* _Description of the task_: Below are the records; tally the lines in them that include the word "stream" and reply with the number alone.

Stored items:

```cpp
extern "C" int asr_ctc_backward_bf16(const float* acts, long long stride_t, long long stride_b,
                                     int T, int B, int V, const int32_t* labels_flat,
                                     const int32_t* label_lens, const int32_t* act_lens,
                                     int max_label_len, int blank, const float* grad_scale,
                                     float scale, uint16_t* grads, long long gstride_t,
                                     long long gstride_b, int gld, const void* workspace,
                                     size_t ws_bytes, void* stream) {
  return ctc_backward_bf16_impl(acts, stride_t, stride_b, T, B, V, labels_flat, label_lens,
                                act_lens, max_label_len, blank, grad_scale, scale, grads,
                                gstride_t, gstride_b, gld, workspace, ws_bytes, nullptr, nullptr, 0,
                                stream);
}

extern "C" int asr_ctc_backward_bf16_db(const float* acts, long long stride_t, long long stride_b,
                                        int T, int B, int V, const int32_t* labels_flat,
                                        const int32_t* label_lens, const int32_t* act_lens,
                                        int max_label_len, int blank, const float* grad_scale,
                                        float scale, uint16_t* grads, long long gstride_t,
                                        long long gstride_b, int gld, const void* workspace,
                                        size_t ws_bytes, float* dbias, void* bias_ws,
                                        size_t bias_ws_bytes, void* stream) {
  ASR_REQUIRE(dbias, ASR_ERR_ARG, "ctc_bf16_db: dbias is null");
  return ctc_backward_bf16_impl(acts, stride_t, stride_b, T, B, V, labels_flat, label_lens,
                                act_lens, max_label_len, blank, grad_scale, scale, grads,
                                gstride_t, gstride_b, gld, workspace, ws_bytes, dbias, bias_ws,
                                bias_ws_bytes, stream);
}

extern "C" int asr_ctc_fwd_bwd(const float* acts, long long stride_t, long long stride_b, int T,
                               int B, int V, const int32_t* labels_flat,
                               const int32_t* label_lens, const int32_t* act_lens,
                               int max_label_len, int blank, int zero_infinity, float* costs,
                               float* grads, void* workspace, size_t ws_bytes, void* stream) {
  int rc = asr_ctc_forward(acts, stride_t, stride_b, T, B, V, labels_flat, label_lens, act_lens,
                           max_label_len, blank, zero_infinity, costs, nullptr, 1.f, workspace,
                           ws_bytes, stream);
  if (rc || !grads) return rc;
  return asr_ctc_backward(acts, stride_t, stride_b, T, B, V, labels_flat, label_lens, act_lens,
                          max_label_len, blank, nullptr, 1.f, grads, stride_t, stride_b, workspace,
                          ws_bytes, stream);
}
```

* _Task solution_: 7